BEGIN SUPPLIED MATERIAL
+        for (int r = 0; r < E; ++r) { const int i = tid + NT * r; Bd[i - 1] = av[r]; Bd[i] = av[r] * (i + 1.0); }
+      }
+      __syncthreads();
+      D4C_BODY_TW4();
+      kwy_fft_inplace_w<LOG2N - 1, NT, false, !DRAIN>(B, tw4);
+      kwy_c Od[DRAIN ? 4 : 1], Odh[DRAIN ? 4 : 1], twa = {0.0, 0.0}, twc = {0.0, 0.0};
+      if constexpr (DRAIN) {
+        kwy_c Om;
+        kwy_fft_tail4_drain<LOG2N - 1, NT, false>(B, Od, Odh, Om);
+        if (tid == 0) { mid[3] = Om.x; mid[4] = Om.y; }
+        twa = twN[tid];
+        twc = D4C_DRAIN_TWC(twN, NT, tid);
+      }
 #pragma unroll
       for (int r = 0; r < RP; ++r) {
         const int pp = tid + NT * r;
-        Ek[r] = Eh[r] = kwy_c{0.0, 0.0};
-        if (pp < H / 2) { Ek[r] = B[pp]; Eh[r] = B[(H - pp) & (H - 1)]; }
-      }
-      if (tid == 0) { mid[0] = B[H / 2].x; mid[1] = B[H / 2].y; }
-      __syncthreads();
-      if (tid & 1) {
-#pragma unroll
-        for (int r = 0; r < E; ++r) { const int i = tid + NT * r; Bd[i - 1] = av[r]; Bd[i] = av[r] * (i + 1.0); }
-      }
-      __syncthreads();
-      kwy_fft_inplace_w<LOG2N - 1, NT, false>(B, tw4);
-#pragma unroll
-      for (int r = 0; r < RP; ++r) {
-        const int pp = tid + NT * r;
-        if (pp < H / 2) {
-          const kwy_c w = kwy_tw_hex(d4c_opaque(twb), HEX * r);
-          const kwy_c Ok = B[pp], Oh = B[(H - pp) & (H - 1)];
+        if (DRAIN || pp < H / 2) {
+          kwy_c w, Ok, Oh;
+          if constexpr (DRAIN) {
+            w = kwy_drain_tw<LOG2N - 1, NT>(r, twa, twc);
+            Ok = Od[r]; Oh = Odh[r];
+          } else {
+            w = kwy_tw_hex(d4c_opaque(twb), HEX * r);
+            Ok = B[pp]; Oh = B[(H - pp) & (H - 1)];
+          }
           const kwy_c t = cmulf(w, Ok);
           const kwy_c u = cmulf(kwy_c{-w.x, w.y}, Oh);
           const kwy_c zp = cadd(Ek[r], t), zhp = csub(Ek[r], t);
@@ -501,7 +530,7 @@
         }
       }
       if (tid == 0) {
-        const kwy_c Em = {mid[0], mid[1]}, Om = B[H / 2];
+        const kwy_c Em = {mid[0], mid[1]}, Om = DRAIN ? kwy_c{mid[3], mid[4]} : B[H / 2];
         const kwy_c t = {Om.y, -Om.x};
         const kwy_c za = cadd(Em, t), zb = csub(Em, t);
         const double v = 2.0 * __builtin_fma(za.x, zb.y, za.y * zb.x);
@@ -518,10 +547,35 @@
     __syncthreads();
   }
   D4C_STAMP(7);
-  kwy_fft_inplace_w<LOG2N - 1, NT, false>(B, tw4);
+  D4C_BODY_TW4();
+  kwy_fft_inplace_w<LOG2N - 1, NT, false, !DRAIN>(B, tw4);
   D4C_STAMP(8);
   double pv[RK];
-  {
+  if constexpr (DRAIN) {
+    static_assert(RK == 9, "four pairs per thread and the self-paired bin");
+    const int tid = kwy_tid_opaque();
+    kwy_c lo[4], hi[4], md;
+    kwy_fft_tail4_drain<LOG2N - 1, NT, false>(B, lo, hi, md);
+    const kwy_c twa = twN[tid], twc = D4C_DRAIN_TWC(twN, NT, tid);
+#pragma unroll
+    for (int s = 0; s < 4; ++s) {
+      if (s == 0 && tid == 0) kwy_rfft_pair_power2_dc(lo[0], &pv[0], &pv[1]);
+      else kwy_rfft_pair_power2_v(lo[s], hi[s], kwy_drain_tw<LOG2N - 1, NT>(s, twa, twc), &pv[2 * s], &pv[2 * s + 1]);
+    }
+    pv[8] = 0.0;
+    if (tid == 0) {
+      double pm;
+      kwy_rfft_pair_power2_v(md, md, kwy_c{0.0, -1.0}, &pv[8], &pm);
+    }
+    __syncthreads();
+#pragma unroll
+    for (int s = 0; s < 4; ++s) {
+      const int k = kwy_drain_bin<LOG2N - 1>(s, tid);
+      P[k] = pv[2 * s];
+      P[H - k] = pv[2 * s + 1];
+    }
+    if (tid == 0) P[H / 2] = pv[8];
+  } else {
     constexpr int Q = (H / 2) / NT;
     static_assert(RK == 2 * Q + 1, "pairs per thread");
 #pragma unroll
@@ -548,7 +602,7 @@
   D4C_STAMP(9);
 #pragma unroll
   for (int r = 0; r < RP; ++r) {
-    const int pp = tid + NT * r;
+    const int pp = DRAIN ? kwy_drain_bin<LOG2N - 1>(r, tid) : tid + NT * r;
     if (pp < H / 2) { Dv[pp] = cen_lo[r]; Dv[H - pp] = cen_hi[r]; }
   }
   if (tid == 0) Dv[H / 2] = mid[2];
@@ -569,6 +623,7 @@
   }
   D4C_STAMP(15);
 #undef D4C_STAMP
+#undef D4C_BODY_TW4
 }
 
 template <int LOG2N>
@@ -588,6 +643,7 @@
   constexpr int E = N / NT;
   constexpr int RK = (H + 1 + NT - 1) / NT;
   constexpr int HEX = 16 * NT / N;
+  constexpr bool DRAIN = d4c_drain<LOG2N>::value;
 #define D4C_STAMP(n) do { if (dbg && threadIdx.x == 0 && blockIdx.x == (unsigned)dbg[63]) dbg[n] = clock64(); } while (0)
   extern __shared__ double smem[];
   double *red = smem;
@@ -644,7 +700,7 @@
       kwy_c a0 = {c0 * wns[2 * tid], c1 * wns[2 * tid + 1]}, a1 = {0.0, 0.0};
       if (tid == 0 && 2 * (H / 8) < p.window_length) a1.x = Dc[2 * (H / 8)] * nuttall[2 * (H / 8)];
       kwy_fft_pass8_first_sparse_core<LOG2N - 1, NT, false>(B, kwy_tw_reg{tw4[0]}, a0, a1);
-      kwy_fft_inplace_rest_w<LOG2N - 1, NT, false>(B, tw4);
+      kwy_fft_inplace_rest_w<LOG2N - 1, NT, false, !DRAIN>(B, tw4);
       if (b == 1) D4C_STAMP(18);
     } else {
 #pragma unroll
@@ -653,25 +709,56 @@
END SUPPLIED MATERIAL
=== EXERCISE BRIEF ===
Output the data exactly, in full.

=== WRITTEN RESPONSE ===
+        for (int r = 0; r < E; ++r) { const int i = tid + NT * r; Bd[i - 1] = av[r]; Bd[i] = av[r] * (i + 1.0); }
+      }
+      __syncthreads();
+      D4C_BODY_TW4();
+      kwy_fft_inplace_w<LOG2N - 1, NT, false, !DRAIN>(B, tw4);
+      kwy_c Od[DRAIN ? 4 : 1], Odh[DRAIN ? 4 : 1], twa = {0.0, 0.0}, twc = {0.0, 0.0};
+      if constexpr (DRAIN) {
+        kwy_c Om;
+        kwy_fft_tail4_drain<LOG2N - 1, NT, false>(B, Od, Odh, Om);
+        if (tid == 0) { mid[3] = Om.x; mid[4] = Om.y; }
+        twa = twN[tid];
+        twc = D4C_DRAIN_TWC(twN, NT, tid);
+      }
 #pragma unroll
       for (int r = 0; r < RP; ++r) {
         const int pp = tid + NT * r;
-        Ek[r] = Eh[r] = kwy_c{0.0, 0.0};
-        if (pp < H / 2) { Ek[r] = B[pp]; Eh[r] = B[(H - pp) & (H - 1)]; }
-      }
-      if (tid == 0) { mid[0] = B[H / 2].x; mid[1] = B[H / 2].y; }
-      __syncthreads();
-      if (tid & 1) {
-#pragma unroll
-        for (int r = 0; r < E; ++r) { const int i = tid + NT * r; Bd[i - 1] = av[r]; Bd[i] = av[r] * (i + 1.0); }
-      }
-      __syncthreads();
-      kwy_fft_inplace_w<LOG2N - 1, NT, false>(B, tw4);
-#pragma unroll
-      for (int r = 0; r < RP; ++r) {
-        const int pp = tid + NT * r;
-        if (pp < H / 2) {
-          const kwy_c w = kwy_tw_hex(d4c_opaque(twb), HEX * r);
-          const kwy_c Ok = B[pp], Oh = B[(H - pp) & (H - 1)];
+        if (DRAIN || pp < H / 2) {
+          kwy_c w, Ok, Oh;
+          if constexpr (DRAIN) {
+            w = kwy_drain_tw<LOG2N - 1, NT>(r, twa, twc);
+            Ok = Od[r]; Oh = Odh[r];
+          } else {
+            w = kwy_tw_hex(d4c_opaque(twb), HEX * r);
+            Ok = B[pp]; Oh = B[(H - pp) & (H - 1)];
+          }
           const kwy_c t = cmulf(w, Ok);
           const kwy_c u = cmulf(kwy_c{-w.x, w.y}, Oh);
           const kwy_c zp = cadd(Ek[r], t), zhp = csub(Ek[r], t);
@@ -501,7 +530,7 @@
         }
       }
       if (tid == 0) {
-        const kwy_c Em = {mid[0], mid[1]}, Om = B[H / 2];
+        const kwy_c Em = {mid[0], mid[1]}, Om = DRAIN ? kwy_c{mid[3], mid[4]} : B[H / 2];
         const kwy_c t = {Om.y, -Om.x};
         const kwy_c za = cadd(Em, t), zb = csub(Em, t);
         const double v = 2.0 * __builtin_fma(za.x, zb.y, za.y * zb.x);
@@ -518,10 +547,35 @@
     __syncthreads();
   }
   D4C_STAMP(7);
-  kwy_fft_inplace_w<LOG2N - 1, NT, false>(B, tw4);
+  D4C_BODY_TW4();
+  kwy_fft_inplace_w<LOG2N - 1, NT, false, !DRAIN>(B, tw4);
   D4C_STAMP(8);
   double pv[RK];
-  {
+  if constexpr (DRAIN) {
+    static_assert(RK == 9, "four pairs per thread and the self-paired bin");
+    const int tid = kwy_tid_opaque();
+    kwy_c lo[4], hi[4], md;
+    kwy_fft_tail4_drain<LOG2N - 1, NT, false>(B, lo, hi, md);
+    const kwy_c twa = twN[tid], twc = D4C_DRAIN_TWC(twN, NT, tid);
+#pragma unroll
+    for (int s = 0; s < 4; ++s) {
+      if (s == 0 && tid == 0) kwy_rfft_pair_power2_dc(lo[0], &pv[0], &pv[1]);
+      else kwy_rfft_pair_power2_v(lo[s], hi[s], kwy_drain_tw<LOG2N - 1, NT>(s, twa, twc), &pv[2 * s], &pv[2 * s + 1]);
+    }
+    pv[8] = 0.0;
+    if (tid == 0) {
+      double pm;
+      kwy_rfft_pair_power2_v(md, md, kwy_c{0.0, -1.0}, &pv[8], &pm);
+    }
+    __syncthreads();
+#pragma unroll
+    for (int s = 0; s < 4; ++s) {
+      const int k = kwy_drain_bin<LOG2N - 1>(s, tid);
+      P[k] = pv[2 * s];
+      P[H - k] = pv[2 * s + 1];
+    }
+    if (tid == 0) P[H / 2] = pv[8];
+  } else {
     constexpr int Q = (H / 2) / NT;
     static_assert(RK == 2 * Q + 1, "pairs per thread");
 #pragma unroll
@@ -548,7 +602,7 @@
   D4C_STAMP(9);
 #pragma unroll
   for (int r = 0; r < RP; ++r) {
-    const int pp = tid + NT * r;
+    const int pp = DRAIN ? kwy_drain_bin<LOG2N - 1>(r, tid) : tid + NT * r;
     if (pp < H / 2) { Dv[pp] = cen_lo[r]; Dv[H - pp] = cen_hi[r]; }
   }
   if (tid == 0) Dv[H / 2] = mid[2];
@@ -569,6 +623,7 @@
   }
   D4C_STAMP(15);
 #undef D4C_STAMP
+#undef D4C_BODY_TW4
 }
 
 template <int LOG2N>
@@ -588,6 +643,7 @@
   constexpr int E = N / NT;
   constexpr int RK = (H + 1 + NT - 1) / NT;
   constexpr int HEX = 16 * NT / N;
+  constexpr bool DRAIN = d4c_drain<LOG2N>::value;
 #define D4C_STAMP(n) do { if (dbg && threadIdx.x == 0 && blockIdx.x == (unsigned)dbg[63]) dbg[n] = clock64(); } while (0)
   extern __shared__ double smem[];
   double *red = smem;
@@ -644,7 +700,7 @@
       kwy_c a0 = {c0 * wns[2 * tid], c1 * wns[2 * tid + 1]}, a1 = {0.0, 0.0};
       if (tid == 0 && 2 * (H / 8) < p.window_length) a1.x = Dc[2 * (H / 8)] * nuttall[2 * (H / 8)];
       kwy_fft_pass8_first_sparse_core<LOG2N - 1, NT, false>(B, kwy_tw_reg{tw4[0]}, a0, a1);
-      kwy_fft_inplace_rest_w<LOG2N - 1, NT, false>(B, tw4);
+      kwy_fft_inplace_rest_w<LOG2N - 1, NT, false, !DRAIN>(B, tw4);
       if (b == 1) D4C_STAMP(18);
     } else {
 #pragma unroll
@@ -653,25 +709,56 @@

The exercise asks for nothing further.